As a co-founder of the BeSeTo Festival organized by theatre artists of China, Japan, and Korea in 1994, Japanese director Tadashi Suzuki has worked to encourage collaboration among the three countries for the development of East Asian theatre. His production of Electra, with a mainly Korean cast and a lead Russian actress, brought to fruition his concept of multinational production. At the same time, Suzuki created a contemporary Electra by re-inscribing the ancient Greek play-text with a present-day story in which people live in fear of indiscriminate terrorism. His actor training method made possible a revival of the ritualism of an earlier time by capitalizing on the actors’ “animal energy,” filled with pain, terror, anger, and loneliness. Combining the updated scenario with Japanese traditional theatre, ritualistic techniques, and an international cast, Suzuki presented a riveting contemporary, intercultural incarnation of the Greek classic.

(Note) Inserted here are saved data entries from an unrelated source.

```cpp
#ifndef PB_DIRECT_WAVES
#define PB_DIRECT_WAVES 2
#endif
template <int MODE, bool GLOSSY>
__global__ void __launch_bounds__(256, (GLOSSY && MODE == PBRT_INTEGRATOR_DIRECT) ? 1 : PB_DIRECT_WAVES) k_shade_direct(ShadeConsts sc, PathState ps, DirectState ds, Queues qin,
                                                        Queues qout, PassParams pp, TileList tiles, uint32_t n_in) {
    uint32_t i = blockIdx.x * blockDim.x + threadIdx.x;
    bool active = i < n_in;
    uint32_t p = active ? qin.shade[i] : 0u;
    bool emit_cont = false, emit_mis = false, emit_shadow = false, mis_bool = false;
    if (active && !(__float_as_int(ps.beta[p].w) & PF_VALID)) active = false;

    if (active) {
        float4 Lq = ps.L[p], bq = ps.beta[p];
        V3 L = V3{Lq.x, Lq.y, Lq.z};
        V3 T = V3{bq.x, bq.y, bq.z};
        int fb = __float_as_int(bq.w);
        int flags = fb & 0xff, depth = fb >> 8;
        int sg = ds.stage[p];
        int stage = sg & 0xffff, sp = sg >> 16;
        float4 accq = ds.ld_acc[p];
        V3 ld_acc = V3{accq.x, accq.y, accq.z};
        size_t rbase = ray_index(ps, p, RS_CONT), hbase = hit_index(ps, p, RS_CONT);
        constexpr int mode = MODE;
        const bool sample_all = mode == PBRT_INTEGRATOR_DIRECT && ds.light_strategy == 0;
        Samp sm = path_sampler(ps, pp, tiles, p);
        const bool tabulated = pp.smp.kind != PBRT_SAMPLER_RANDOM;
        bool fallback = (sm.arr & 0x8000) != 0;
        auto stages_at_vertex = [&]() {
            return (mode == PBRT_INTEGRATOR_AO)        ? ds.ao_samples
                   : (sc.n_lights == 0)                ? 0
                   : (mode == PBRT_INTEGRATOR_WHITTED) ? sc.n_lights
                   : !sample_all                       ? 1
                   : fallback                          ? sc.n_lights
                                                       : sc.total_light_samples;
        };
        int total = stages_at_vertex();
        bool have_vertex = !(flags & PF_ALIVE);

        if (flags & (PF_NEE_SHADOW | PF_NEE_MIS)) {
            float pick_pdf;
// ... 257 lines not shown
```

pbrt-rs_amd/csrc/wf_film.h:

```cpp
#pragma once
#include "wf_direct.h"

namespace pb {

PB_DEV V3 clamp_sample_luminance(V3 L, float max_lum) {
    float y = 0.212671f * L.x + 0.715160f * L.y + 0.072169f * L.z;
    if (y > max_lum) L = L * (max_lum / y);
    return L;
}

__global__ void k_film_accumulate(PathState ps, PassParams pp, TileList tiles, float4* accum, float* d_film) {
    uint32_t pix = blockIdx.x * blockDim.x + threadIdx.x;
    if (pix >= (uint32_t)pp.n_pix) return;
    int tile = pix >> 8, within = pix & 255;
    int2 org = tiles.origin[tile];
    int x = org.x + (within & 15), y = org.y + (within >> 4);
    if (!(x >= pp.x0 && x < pp.x1 && y >= pp.y0 && y < pp.y1)) return;
    float4 acc = accum[pix];
    auto add_sample = [&](const float4 Lq, const float2 pf) {
        V3 L = V3{Lq.x, Lq.y, Lq.z};
        float yv = 0.212671f * L.x + 0.715160f * L.y + 0.072169f * L.z;
        if (__builtin_isnan(L.x) || __builtin_isnan(L.y) || __builtin_isnan(L.z) || yv < -1e-5f || __builtin_isinf(yv))
            L = V3{0.0f, 0.0f, 0.0f};
        L = clamp_sample_luminance(L, pp.max_sample_luminance);
// ... 12 lines not shown
                    float* fp = d_film + ((size_t)yy * pp.width + xx) * 4;
                    atomicAdd(fp + 0, 0.412453f * c.x + 0.357580f * c.y + 0.180423f * c.z);
                    atomicAdd(fp + 1, 0.212671f * c.x + 0.715160f * c.y + 0.072169f * c.z);
                    atomicAdd(fp + 2, 0.019334f * c.x + 0.119193f * c.y + 0.950227f * c.z);
                    atomicAdd(fp + 3, 1.0f);
                }
            }
    };
    int s = 0;
    for (; s + 4 <= pp.n_samples; s += 4) {
        float4 Lq[4];
        float2 pf[4];
#pragma unroll
        for (int k = 0; k < 4; ++k) {
            const uint32_t p = sample_pixel_to_path(pp, s + k, pix);
            Lq[k] = ps.L[p];
            pf[k] = ps.pfilm[p];
        }
#pragma unroll
        for (int k = 0; k < 4; ++k) add_sample(Lq[k], pf[k]);
    }
    for (; s < pp.n_samples; ++s) {
        const uint32_t p = sample_pixel_to_path(pp, s, pix);
        add_sample(ps.L[p], ps.pfilm[p]);
    }
    accum[pix] = acc;
}

__global__ void k_film_accumulate_rows(PathState ps, PassParams pp, TileList tiles, float4* accum, float* d_film) {
    const uint32_t t = blockIdx.x * blockDim.x + threadIdx.x;
    const uint32_t pix = t >> 4, k = t & 15u;
    if (pix >= (uint32_t)pp.n_pix) return;
    int tile = pix >> 8, within = pix & 255;
    int2 org = tiles.origin[tile];
    int x = org.x + (within & 15), y = org.y + (within >> 4);
    if (!(x >= pp.x0 && x < pp.x1 && y >= pp.y0 && y < pp.y1)) return;
    const int row0 = (int)(threadIdx.x & 63u & ~15u);
    float4 acc = accum[pix];
    for (int s0 = 0; s0 < pp.n_samples; s0 += 16) {
        const uint32_t p = sample_pixel_to_path(pp, s0 + (int)k, pix);
        const float4 Lq = ps.L[p];
        const float2 pf = ps.pfilm[p];
        V3 L = V3{Lq.x, Lq.y, Lq.z};
        float yv = 0.212671f * L.x + 0.715160f * L.y + 0.072169f * L.z;
        if (__builtin_isnan(L.x) || __builtin_isnan(L.y) || __builtin_isnan(L.z) || yv < -1e-5f || __builtin_isinf(yv))
            L = V3{0.0f, 0.0f, 0.0f};
        L = clamp_sample_luminance(L, pp.max_sample_luminance);
        float dx = pf.x - 0.5f, dy = pf.y - 0.5f;
        int px0 = max((int)__builtin_ceilf(dx - 0.5f), 0), py0 = max((int)__builtin_ceilf(dy - 0.5f), 0);
        int px1 = min((int)__builtin_floorf(dx + 0.5f) + 1, pp.width), py1 = min((int)__builtin_floorf(dy + 0.5f) + 1, pp.height);
        float own = 0.0f;
        for (int yy = py0; yy < py1; ++yy)
            for (int xx = px0; xx < px1; ++xx) {
                if (xx == x && yy == y) {
                    own = 1.0f;
                } else {
// ... 9 lines not shown
            const float w = __shfl(own, row0 + j, 64);
            if (w != 0.0f) {
                acc.x += cx;
                acc.y += cy;
                acc.z += cz;
                acc.w += 1.0f;
            }
        }
    }
    if (k == 0) accum[pix] = acc;
}

__global__ void k_film_splat(PathState ps, PassParams pp, TileList tiles, float* d_film) {
    uint32_t p = blockIdx.x * blockDim.x + threadIdx.x;
    if (p >= (uint32_t)pp.n_pix * pp.n_samples) return;
    if (!(__float_as_int(ps.beta[p].w) & PF_VALID)) return;
    float4 Lq = ps.L[p];
    V3 L = V3{Lq.x, Lq.y, Lq.z};
    float yv = 0.212671f * L.x + 0.715160f * L.y + 0.072169f * L.z;
    if (__builtin_isnan(L.x) || __builtin_isnan(L.y) || __builtin_isnan(L.z) || yv < -1e-5f || __builtin_isinf(yv))
        L = V3{0.0f, 0.0f, 0.0f};
    L = clamp_sample_luminance(L, pp.max_sample_luminance);
    float2 pf = ps.pfilm[p];
    float dx = pf.x - 0.5f, dy = pf.y - 0.5f;
    int px0 = max((int)__builtin_ceilf(dx - pp.filter_rx), 0), py0 = max((int)__builtin_ceilf(dy - pp.filter_ry), 0);
    int px1 = min((int)__builtin_floorf(dx + pp.filter_rx) + 1, pp.width);
    int py1 = min((int)__builtin_floorf(dy + pp.filter_ry) + 1, pp.height);
    const float inv_rx = 1.0f / pp.filter_rx, inv_ry = 1.0f / pp.filter_ry;
    for (int yy = py0; yy < py1; ++yy) {
        float fy = __builtin_fabsf(((float)yy - dy) * inv_ry * 16.0f);
        int ify = min(15, (int)__builtin_floorf(fy));
        for (int xx = px0; xx < px1; ++xx) {
// ... 30 lines not shown
```

pbrt-rs_amd/csrc/wf_generate_trace.h:

```cpp
#pragma once
#include "wf_sampler.h"

namespace pb {

__global__ void k_generate(PathState ps, Queues q, PassParams pp, DevCamera cam, TileList tiles) {
    uint32_t p = blockIdx.x * blockDim.x + threadIdx.x;
    uint32_t n = (uint32_t)pp.n_pix * pp.n_samples;
    if (p >= n) return;
    int s_local, pix;
    path_to_sample_pixel(pp, p, &s_local, &pix);
    int tile = pix >> 8, within = pix & 255;
    int2 org = tiles.origin[tile];
    int x = org.x + (within & 15), y = org.y + (within >> 4);
    bool valid = x >= pp.x0 && x < pp.x1 && y >= pp.y0 && y < pp.y1;
    int flags = 0;
    if (valid) {
        int s = pp.sample0 + s_local;
        Samp sm;
        rng_set_sequence(sm.rng, sample_sequence(pp, x, y, s));
        sm.pix = pix;
        sm.s = s;
        sm.dim1 = sm.dim2 = sm.arr = 0;
        sm.h_offset = pp.smp.kind == PBRT_SAMPLER_HALTON ? halton_pixel_offset(pp.smp, x, y) : 0;
        float u0, u1, l0, l1;
// ... 51 lines not shown
            float dt = dot(vabs(dw), o_err) / l2;
            ow = ow + dw * dt;
            tmax -= dt;
        }
        store_ray(ps, p, RS_CONT, ow, dw, tmax);
        samp_store(ps, p, sm);
        ps.pfilm[p] = make_float2(pfx, pfy);
        flags = PF_VALID | PF_ALIVE;
    } else {
        ps.pfilm[p] = make_float2(0.0f, 0.0f);
    }
    ps.L[p] = make_float4(0.0f, 0.0f, 0.0f, 1.0f);
    ps.beta[p] = make_float4(1.0f, 1.0f, 1.0f, __int_as_float(flags));
    if (!valid) store_ray(ps, p, RS_CONT, V3{0.0f, 0.0f, 0.0f}, V3{0.0f, 0.0f, 1.0f}, -1.0f);
    q.trace[p] = p * 4u + RS_CONT;
    q.shade[p] = p;
}

__global__ void k_li_generate(PathState ps, Queues q, const PbrtRay* __restrict__ rays, const uint64_t* __restrict__ keys, uint32_t n,
                              uint32_t n_padded, int skip) {
    uint32_t p = blockIdx.x * blockDim.x + threadIdx.x;
    if (p >= n_padded) return;
    int flags = 0;
    if (p < n) {
        Rng rng;
        rng_set_sequence(rng, keys[p]);
        for (int k = 0; k < skip; ++k) (void)rng_u32(rng);
        ps.rng[p] = rng.state;
        ps.samp[p] = 0;
        const float4* rp = reinterpret_cast<const float4*>(rays + p);
        float4 a = rp[0], b = rp[1];
        store_ray(ps, p, RS_CONT, V3{a.x, a.y, a.z}, V3{a.w, b.x, b.y}, b.z);
        flags = PF_VALID | PF_ALIVE;
    } else {
        store_ray(ps, p, RS_CONT, V3{0.0f, 0.0f, 0.0f}, V3{0.0f, 0.0f, 1.0f}, -1.0f);
    }
    ps.pfilm[p] = make_float2(0.0f, 0.0f);
    ps.L[p] = make_float4(0.0f, 0.0f, 0.0f, 1.0f);
    ps.beta[p] = make_float4(1.0f, 1.0f, 1.0f, __int_as_float(flags));
    q.trace[p] = p * 4u + RS_CONT;
    q.shade[p] = p;
}
__global__ void k_li_output(PathState ps, uint32_t n, float* __restrict__ rgb) {
    uint32_t p = blockIdx.x * blockDim.x + threadIdx.x;
    if (p >= n) return;
    float4 L = ps.L[p];
    rgb[3 * (size_t)p] = L.x;
    rgb[3 * (size_t)p + 1] = L.y;
    rgb[3 * (size_t)p + 2] = L.z;
}
__global__ void k_camera_rays_out(PathState ps, PassParams pp, TileList tiles, PbrtRay* __restrict__ rays, uint64_t* __restrict__ keys,
                                  float* __restrict__ pfilm, int32_t* __restrict__ pixel_sample) {
    uint32_t p = blockIdx.x * blockDim.x + threadIdx.x;
    uint32_t n = (uint32_t)pp.n_pix * pp.n_samples;
    if (p >= n) return;
    int s_local, pix;
    path_to_sample_pixel(pp, p, &s_local, &pix);
    int2 org = tiles.origin[pix >> 8];
    int x = org.x + (pix & 15), y = org.y + ((pix & 255) >> 4);
    bool valid = (__float_as_int(ps.beta[p].w) & PF_VALID) != 0;
    size_t ri = ray_index(ps, p, RS_CONT);
// ... 19 lines not shown
    PB_DEV uint32_t n() const { return count; }
    PB_DEV int segments() const { return n_segments; }
    PB_DEV uint32_t token(uint32_t i) const { return queue[i]; }
    PB_DEV bool strict(uint32_t e) const { return (e & 3u) == RS_MIS_BOOL; }
    PB_DEV bool load(uint32_t e, TravRay* r, bool* any) const {
        uint32_t p = e >> 2, slot = e & 3u;
        size_t ri = ray_index(ps, p, slot == RS_MIS_BOOL ? (uint32_t)RS_MIS : slot);
        float4 a = ps.ray[ri], b = ps.ray[ri + 1];
        *r = TravRay{a.x, a.y, a.z, a.w, b.x, b.y, b.z};
        *any = slot >= RS_SHADOW;
        return !(b.z < 0.0f);
    }
    PB_DEV void store(uint32_t e, bool any, bool found, float t, float b0, float b1, float b2, int slot, int inst) const {
        uint32_t p = e >> 2, rs = e & 3u;
        if (rs == RS_MIS_BOOL) {
            ps.hit[hit_index(ps, p, RS_MIS)] = make_float4(__int_as_float(found ? 0 : -1), 0.0f, 0.0f, 0.0f);
            return;
        }
        size_t ri = hit_index(ps, p, rs);
        if (any) {
            ps.hit[ri] = make_float4(found ? 1.0f : 0.0f, 0.0f, 0.0f, 0.0f);
        } else {
            (void)t;
            ps.hit[ri] = make_float4(__int_as_float(found ? slot : -1), b0, b1, b2);
            if (TWO_LEVEL) ps.hit[ri + 1] = make_float4(__int_as_float(inst), 0.0f, 0.0f, 0.0f);
        }
    }
};

template <bool COUNT, int INST, bool SPH = false>
__global__ void __launch_bounds__(kTraceBlock, (COUNT || SPH) ? 4 : (INST ? PB_INST_WAVES : PB_TRACE_WAVES))
    k_trace(DevBVH bvh, PathState ps, const uint32_t* __restrict__ queue, uint32_t n, unsigned int* work_counter,
            unsigned long long* counters, int segments) {
    __shared__ uint2 lds_stack[kStackLds * kTraceBlock];
// ... 34 lines not shown
```

pbrt-rs_amd/csrc/wf_path.h:

```cpp
#pragma once
#include "wf_lights.h"

namespace pb {

PB_DEV uint32_t shade_key(const ShadeConsts& sc, const PathState& ps, uint32_t p, int max_depth) {
    int fb = __float_as_int(ps.beta[p].w);
    uint32_t key = 0;
    if ((fb & PF_ALIVE) && (fb >> 8) < max_depth) {
        const size_t hb = hit_index(ps, p, RS_CONT);
        int slot = __float_as_int(ps.hit[hb].x), inst = hit_instance(ps, hb);
        if (slot >= 0) {
            int mat = __float_as_int(sc.bvh.tris[3 * (size_t)slot + 2].z);
            if (sc.bvh.instanced && inst >= 0) {
                int over = __float_as_int(sc.bvh.instances[7 * (size_t)inst + 6].x);
                if (over >= 0) mat = over;
            }
            key = 1u + (uint32_t)sc.materials[mat].type;
        }
    }
    return key;
}
__global__ void k_shade_sort_keys(ShadeConsts sc, PathState ps, const uint32_t* __restrict__ shade_queue, uint32_t n, int max_depth,
                                  uint32_t* __restrict__ keys) {
    uint32_t i = blockIdx.x * blockDim.x + threadIdx.x;
    if (i >= n) return;
    keys[i] = shade_key(sc, ps, shade_queue[i], max_depth);
}

constexpr int shade_keys(bool glossy) { return glossy ? 8 : 6; }
template <int KEYS>
struct ShadeBins {
    uint32_t count[4][KEYS];
    uint32_t path[256];
};
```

The world of Suzuki’s Electra was a modern mental institution in which Electra, Clytemnestra, Chrysothemis, and Orestes were isolated patients who never faced one another, but, instead, talked to themselves, the audience, and the world. A series of monologues and disjointed dialogues symbolized each character’s confinement to his/her own psychological ward. Electra and Clytemnestra symbolized people of today who are either the victims or the perpetrators of terror. Electra expressed her burning desire to avenge her father Agamemnon’s death through intense physical language; Clytemnestra’s hysterical outcries and abusive actions revealed her growing fear and madness. Moved by pain beyond words, they communicated through animalistic screams and gestures. Through the metaphor of the hospital and the actors’ gestural language of insanity, Suzuki probed the darkest depths of our world. The notes in the program even suggested that since Suzuki described the world in this manner, he lacked the hope necessary for healing and recovery; in his world, nurses and doctors might be patients too.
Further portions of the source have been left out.